(Stored items)
namespace {
void same_pad(int in, int k, int stride, int out, int* before) { *before = std::max(0, (out - 1) * stride + k - in) / 2; }
bool is_view(const Node& n) { return n.kind == Node::Reshape || n.kind == Node::Concat; }
int dim(const std::vector<int>& v, size_t d) { return d < v.size() ? v[d] : 1; }
float clamp_of(int act) { return act == ACT_RELU6 ? 6.f : INFINITY; }
}

bool band_cut(const BandPlan& bp, size_t i) { return static_cast<int>(i) >= bp.first && !bp.node_runs[i]; }

int band_run_launches(const Plan& plan, const BandPlan& bp) {
    int launches = 1;
    for (size_t i = 0; i < plan.nodes.size(); i++)
        if (!is_view(plan.nodes[i]) && !band_cut(bp, i)) launches++;
    return launches;
}
// ... 519 lines not shown
                if (b.ep.res_mode != RES_NONE) { b.ep.res = cur; b.ep.res_fs = cur_fs; }
                if (k == nb - 1) { b.out = op; b.out_fs = out_fs; } else { b.out = T[k & 1]; b.out_fs = fsz; }
                ok = b.sh == 1 ? strip_kernel_supports(b) : block_kernel_supports(b);
                cur = b.out; cur_fs = b.out_fs;
            }
            if (ok) {
                l.to = Launcher::SmallChain;
                if (want_labels) {
                    char name[48];
                    const bool s2 = sb[static_cast<size_t>(nb - 1)].sh == 2;
                    snprintf(buf, sizeof buf, "%s x%d%s (small batch)", strip_kernel_label(sb[0], name, sizeof name), s2 ? nb - 1 : nb, s2 ? " + block_kernel" : "");
                    l.label = buf;
                }
                l.blocks = std::move(sb);
                return;
            }
        }
        if (!strip_pipe_supports(blk.data(), static_cast<int>(blk.size()))) throw std::runtime_error("chain node without a kernel");
        l.to = Launcher::StripPipe;
        if (want_labels) l.label = strip_pipe_label(blk.data(), static_cast<int>(blk.size()), buf, sizeof buf);
        l.blocks = std::move(blk);
    }

    size_t block(size_t i, Launch& l) const {
        const Node& n = plan.nodes[i];
        const BlockArgs a = block_args(i);
        char buf[96];
        if (c.strip && c.pair_fuse && pc.node_pair[i] >= 0 && i + 1 < plan.nodes.size() && !sched.event_after[i] && sched.slot[i + 1] < 0 && sched.slot[i] < 0) {
            const Node& nb = plan.nodes[i + 1];
            const DblockArgs d = dblock_args(a.in, a.in_fs, n.in[0], nb.out, n, nb, pc.node_pair[i], true);
            const bool apart = d.out + d.out_fs * c.F <= d.in || d.in + d.in_fs * c.F <= d.out;
            if (apart && mdblock_kernel_supports(d)) {
                set(l, Launcher::Mdblock, d, lab("mdblock_kernel<pair>"));
                return 2;
            }
        }
        if (c.strip && ms2_kernel_supports(a)) {
            set(l, Launcher::Ms2, a, want_labels ? ms2_kernel_label(a, buf, sizeof buf) : nullptr);
            return 1;
        }
        if (c.strip && mwalk_kernel_supports(a)) {
            set(l, Launcher::Mwalk, a, want_labels ? mwalk_kernel_label(a, buf, sizeof buf) : nullptr);
            return 1;
        }
        const bool strip = c.strip && strip_kernel_supports(a);
        const bool mstrip = c.strip && !strip && mstrip_kernel_supports(a);
        if (mstrip && c.mchain && c.lanes == 1) {
            std::vector<BlockArgs> run{a};
            for (size_t j = i + 1; j < plan.nodes.size() && run.size() < 8; j++) {
                const Node& m = plan.nodes[j];
                if (m.kind != Node::Block || m.w < 0 || m.in.size() != 1 || m.in[0] != plan.nodes[j - 1].out || pc.node_strip[j] < 0 || sched.slot[j] >= 0) break;
                if (shape(m.in[0]).size() != 4 || shape(m.out) != shape(m.in[0]) || m.ept >= 0) break;
                if (m.res >= 0 && (m.res != m.in[0] || m.res_mode != RES_DIRECT || m.res_after)) break;
                run.push_back(block_args(j));
                if (!mstrip_chain_supports(run.data(), static_cast<int>(run.size()))) { run.pop_back(); break; }
            }
            if (run.size() >= 2) {
                l.to = Launcher::MstripChain;
                if (want_labels) { snprintf(buf, sizeof buf, "mstrip_chain_kernel<%d,%d>", a.C / 4, a.ep.act == ACT_RELU ? 1 : 0); l.label = buf; }
                l.blocks = std::move(run);
                return l.blocks.size();
            }
        }
        if (strip) set(l, Launcher::Strip, a, want_labels ? strip_kernel_label(a, buf, sizeof buf) : nullptr);
        else if (mstrip) set(l, Launcher::Mstrip, a, want_labels ? mstrip_kernel_label(a, buf, sizeof buf) : nullptr);
        else set(l, Launcher::Block, a, want_labels ? block_kernel_label(a, buf, sizeof buf) : nullptr);
        return 1;
    }
};

}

Description of the task —
Every entry should be reproduced exactly, with no part omitted.

Reply —
namespace {
void same_pad(int in, int k, int stride, int out, int* before) { *before = std::max(0, (out - 1) * stride + k - in) / 2; }
bool is_view(const Node& n) { return n.kind == Node::Reshape || n.kind == Node::Concat; }
int dim(const std::vector<int>& v, size_t d) { return d < v.size() ? v[d] : 1; }
float clamp_of(int act) { return act == ACT_RELU6 ? 6.f : INFINITY; }
}

bool band_cut(const BandPlan& bp, size_t i) { return static_cast<int>(i) >= bp.first && !bp.node_runs[i]; }

int band_run_launches(const Plan& plan, const BandPlan& bp) {
    int launches = 1;
    for (size_t i = 0; i < plan.nodes.size(); i++)
        if (!is_view(plan.nodes[i]) && !band_cut(bp, i)) launches++;
    return launches;
}
// ... 519 lines not shown
                if (b.ep.res_mode != RES_NONE) { b.ep.res = cur; b.ep.res_fs = cur_fs; }
                if (k == nb - 1) { b.out = op; b.out_fs = out_fs; } else { b.out = T[k & 1]; b.out_fs = fsz; }
                ok = b.sh == 1 ? strip_kernel_supports(b) : block_kernel_supports(b);
                cur = b.out; cur_fs = b.out_fs;
            }
            if (ok) {
                l.to = Launcher::SmallChain;
                if (want_labels) {
                    char name[48];
                    const bool s2 = sb[static_cast<size_t>(nb - 1)].sh == 2;
                    snprintf(buf, sizeof buf, "%s x%d%s (small batch)", strip_kernel_label(sb[0], name, sizeof name), s2 ? nb - 1 : nb, s2 ? " + block_kernel" : "");
                    l.label = buf;
                }
                l.blocks = std::move(sb);
                return;
            }
        }
        if (!strip_pipe_supports(blk.data(), static_cast<int>(blk.size()))) throw std::runtime_error("chain node without a kernel");
        l.to = Launcher::StripPipe;
        if (want_labels) l.label = strip_pipe_label(blk.data(), static_cast<int>(blk.size()), buf, sizeof buf);
        l.blocks = std::move(blk);
    }

    size_t block(size_t i, Launch& l) const {
        const Node& n = plan.nodes[i];
        const BlockArgs a = block_args(i);
        char buf[96];
        if (c.strip && c.pair_fuse && pc.node_pair[i] >= 0 && i + 1 < plan.nodes.size() && !sched.event_after[i] && sched.slot[i + 1] < 0 && sched.slot[i] < 0) {
            const Node& nb = plan.nodes[i + 1];
            const DblockArgs d = dblock_args(a.in, a.in_fs, n.in[0], nb.out, n, nb, pc.node_pair[i], true);
            const bool apart = d.out + d.out_fs * c.F <= d.in || d.in + d.in_fs * c.F <= d.out;
            if (apart && mdblock_kernel_supports(d)) {
                set(l, Launcher::Mdblock, d, lab("mdblock_kernel<pair>"));
                return 2;
            }
        }
        if (c.strip && ms2_kernel_supports(a)) {
            set(l, Launcher::Ms2, a, want_labels ? ms2_kernel_label(a, buf, sizeof buf) : nullptr);
            return 1;
        }
        if (c.strip && mwalk_kernel_supports(a)) {
            set(l, Launcher::Mwalk, a, want_labels ? mwalk_kernel_label(a, buf, sizeof buf) : nullptr);
            return 1;
        }
        const bool strip = c.strip && strip_kernel_supports(a);
        const bool mstrip = c.strip && !strip && mstrip_kernel_supports(a);
        if (mstrip && c.mchain && c.lanes == 1) {
            std::vector<BlockArgs> run{a};
            for (size_t j = i + 1; j < plan.nodes.size() && run.size() < 8; j++) {
                const Node& m = plan.nodes[j];
                if (m.kind != Node::Block || m.w < 0 || m.in.size() != 1 || m.in[0] != plan.nodes[j - 1].out || pc.node_strip[j] < 0 || sched.slot[j] >= 0) break;
                if (shape(m.in[0]).size() != 4 || shape(m.out) != shape(m.in[0]) || m.ept >= 0) break;
                if (m.res >= 0 && (m.res != m.in[0] || m.res_mode != RES_DIRECT || m.res_after)) break;
                run.push_back(block_args(j));
                if (!mstrip_chain_supports(run.data(), static_cast<int>(run.size()))) { run.pop_back(); break; }
            }
            if (run.size() >= 2) {
                l.to = Launcher::MstripChain;
                if (want_labels) { snprintf(buf, sizeof buf, "mstrip_chain_kernel<%d,%d>", a.C / 4, a.ep.act == ACT_RELU ? 1 : 0); l.label = buf; }
                l.blocks = std::move(run);
                return l.blocks.size();
            }
        }
        if (strip) set(l, Launcher::Strip, a, want_labels ? strip_kernel_label(a, buf, sizeof buf) : nullptr);
        else if (mstrip) set(l, Launcher::Mstrip, a, want_labels ? mstrip_kernel_label(a, buf, sizeof buf) : nullptr);
        else set(l, Launcher::Block, a, want_labels ? block_kernel_label(a, buf, sizeof buf) : nullptr);
        return 1;
    }
};

}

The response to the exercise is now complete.